Tagged as: Breaking up, Faded love, Sex<< Previous question   Next question >>
Question - (8 September 2008) 1 Answers - (Newest, 8 September 2008)
A female United States age 36-40, *evsgirl writes:

Here's my dilemma-

My BF of 2 years does not turn me on AT ALL anymore. He hasn't for the past 6 months, and at first I thought I was just having a slump and didn't want sex with anyone, but now I am just so attracted to other guys. I fantasize about them and flirt shamelessly when my BF isn't around.

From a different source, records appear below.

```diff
@@ -1025,9 +1046,11 @@
                                                             float *__restrict__ scratch,
                                                             float *__restrict__ thr,
                                                             unsigned long long *__restrict__ bits,
-                                                            float kappa, int pct_mode, int inclusive, int oti_target, int want_eps)
+                                                            float kappa, int pct_mode, int inclusive, int oti_target, int want_eps,
+                                                            const float *__restrict__ planes, int64_t plane_floats)
 {
     constexpr bool write_d2 = WD2;
+    static_assert(!PLANES || (V4 == 8 && ARITH == 0), "the operand planes exist for the wide class of the exact arithmetic");
     static_assert(!FAST || (V4 == 8 && ARITH == 0 && !WD2), "the product-path tail exists for the wide class of the exact arithmetic");
     using G = BandGeom<M, V4, ARITH>;
     constexpr int role = ROLE;
@@ -1041,11 +1064,16 @@
     __shared__ __attribute__((aligned(4096))) float smem[LDS_FLOATS];
 
     const int bid_x = blockIdx.x, bid_y = blockIdx.y;
-    const PairDesc P = pd[bid_y];
+    constexpr bool EAGER_HEAD = V4 == 8 && ARITH == 0;
+    int pd_idx = bid_y;
+    if constexpr (EAGER_HEAD) asm("" : "+s"(pd_idx) : "s"(frot), "s"(normtab), "s"(oti_target), "s"(planes), "s"(plane_floats));
+    const PairDesc P = pd[pd_idx];
     const int MA = role ? P.Mr : P.Mq, MB = role ? P.Mq : P.Mr;
     const int TA = role ? P.Tr : P.Tq, TB = role ? P.Tq : P.Tr;
     const int i0 = bid_x * BAND;
-    if (i0 >= MA) return;
+    int ma_exit = MA;
+    if constexpr (EAGER_HEAD) asm("" : "+s"(ma_exit) : "s"(P.Tq), "s"(P.Tr), "s"(P.Mq), "s"(P.Mr), "s"(P.oti), "s"(P.fq), "s"(P.fr), "s"(P.nq), "s"(P.nr));
+    if (i0 >= ma_exit) return;
     const int tid = threadIdx.x, lane = tid & 63;
     const int wave = __builtin_amdgcn_readfirstlane(tid >> 6);
     const bool rows_are_ref = role == 1;
@@ -1060,13 +1088,15 @@
     int c0a = lk - rota; if (c0a < 0) c0a += NBIN;
     int c0b = lk - rotb; if (c0b < 0) c0b += NBIN;
     constexpr unsigned PB = ARITH ? (unsigned)FH * 2u : (unsigned)FROT * 4u;
+    constexpr unsigned PBB = PLANES ? (unsigned)FPLANE * 4u : PB;
     const unsigned offA = ARITH ? (unsigned)(((c0a >> 2) * 4 + (c0a & 3)) * 16) : (unsigned)(((c0a >> 2) * NBIN + (c0a & 3) * 3) * 4);
     const unsigned offB = ARITH ? (unsigned)(((c0b >> 2) * 4 + (c0b & 3)) * 16) : (unsigned)(((c0b >> 2) * NBIN + (c0b & 3) * 3) * 4);
     const char *pool_b = reinterpret_cast<const char *>(frot);
     const char *fra = pool_b + (role ? P.fr : P.fq) * (int64_t)PB + offA;
+    const char *col_b = PLANES ? reinterpret_cast<const char *>(planes + rotb * plane_floats) : pool_b;
     const __amdgpu_buffer_rsrc_t rsB =
-        __builtin_amdgcn_make_buffer_rsrc((void *)(pool_b + ((role ? P.fq : P.fr) - 8) * (int64_t)PB), 0, -1, 0x00020000);
-    const unsigned voffB = offB + (unsigned)lr * PB;
+        __builtin_amdgcn_make_buffer_rsrc((void *)(col_b + ((role ? P.fq : P.fr) - 8) * (int64_t)PBB), 0, -1, 0x00020000);
+    const unsigned voffB = (PLANES ? 12u * (unsigned)lk : offB) + (unsigned)lr * PBB;
     const char *frb = pool_b + (role ? P.fq : P.fr) * (int64_t)PB + offB;
     typedef float f32x3 __attribute__((ext_vector_type(3)));
     typedef f32x3 f32x3_u __attribute__((aligned(4)));
@@ -1094,7 +1124,11 @@
     }
     float xrow[BAND];
 #pragma unroll
-    for (int a = 0; a < BAND; ++a) xrow[a] = (i0 + a < MA) ? nrow[i0 + a] : INF;
+    for (int a = 0; a < BAND; ++a) {
+        if constexpr (EAGER_HEAD) xrow[a] = nrow[i0 + a];
+        else xrow[a] = (i0 + a < MA) ? nrow[i0 + a] : INF;
+    }
+    static_assert(BAND - 1 <= NGUARD, "the band's rows past the matrix read guard entries");
     float *Sw = smem + wave * (G::AROWS * G::SP);
     const PctPos pp = role ? P.pos_q : P.pos_r;
 #ifdef ACX_TIMING
@@ -1109,11 +1143,11 @@
         constexpr int tb0 = decltype(tb0_tag)::value;
         const int base = 64 * tile - (BAND - 1);
         if constexpr (V4 >= 8) {
-            const unsigned so = (unsigned)(base + 8) * PB;
+            const unsigned so = (unsigned)(base + 8) * PBB;
 #pragma unroll
             for (int tb = tb0; tb < G::NCT; ++tb) {
                 if constexpr (ARITH == 0) {
-                    const u32x3 v = __builtin_amdgcn_raw_buffer_load_b96(rsB, voffB, so + 16u * PB * tb, 0);
+                    const u32x3 v = __builtin_amdgcn_raw_buffer_load_b96(rsB, voffB, so + 16u * PBB * tb, 0);
                     bv[tb][0] = v.x; bv[tb][1] = v.y; bv[tb][2] = v.z;
                 } else {
                     const u32x4v v = __builtin_amdgcn_raw_buffer_load_b128(rsB, voffB, so + 16u * PB * tb, 0);
diff --git a/acoss_amd/csrc/serra09_plan.hpp b/acoss_amd/csrc/serra09_plan.hpp
--- a/acoss_amd/csrc/serra09_plan.hpp
+++ b/acoss_amd/csrc/serra09_plan.hpp
@@ -45,14 +45,14 @@
 
 struct Serra09Switches {
     int band2;
-    bool multi, qstream;
+    bool multi, qstream, planes;
 };
 inline const Serra09Switches &serra09_switches()
 {
     static const Serra09Switches s = [] {
         auto off = [](const char *name) { const char *e = getenv(name); return e && e[0] == '0'; };
         const char *b = getenv("ACX_BAND2");
-        return Serra09Switches{(b && b[0] >= '0' && b[0] <= '2') ? b[0] - '0' : 3, !off("ACX_QMAX_MULTI"), !off("ACX_QMAX_STREAM")};
+        return Serra09Switches{(b && b[0] >= '0' && b[0] <= '2') ? b[0] - '0' : 3, !off("ACX_QMAX_MULTI"), !off("ACX_QMAX_STREAM"), !off("ACX_PLANES")};
     }();
     return s;
 }
diff --git a/include/acx.h b/include/acx.h
--- a/include/acx.h
+++ b/include/acx.h
@@ -129,6 +129,7 @@
 const char *acx_serra09_family_name(int32_t family, int32_t m);
 int acx_serra09_fast_tail(const acx_serra09_params *params, int32_t n_cells, int32_t role, int32_t debug);
 int64_t acx_serra09_fast_tail_launches(void);
+int64_t acx_serra09_plane_launches(void);
 
 
 int acx_upload_pool_f64(acx_ctx *ctx, const double *frames, const int64_t *offsets,
```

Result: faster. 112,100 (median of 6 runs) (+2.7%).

My dilemma is that we live together and I really have nowhere else to go. I know that as a man he deserves to be with a woman that wants him and actually has sex with him. He never pressures me, but I know that this isn't the way a relationship should be. I don't want to get married, so it's not like we were headed down that road, but I'm 23 and feel like I should be out having fun with other guys and enjoying this time of my life.

I should make it clear that I don't want to go out and find another BF, it's more of a sexual exploration thing.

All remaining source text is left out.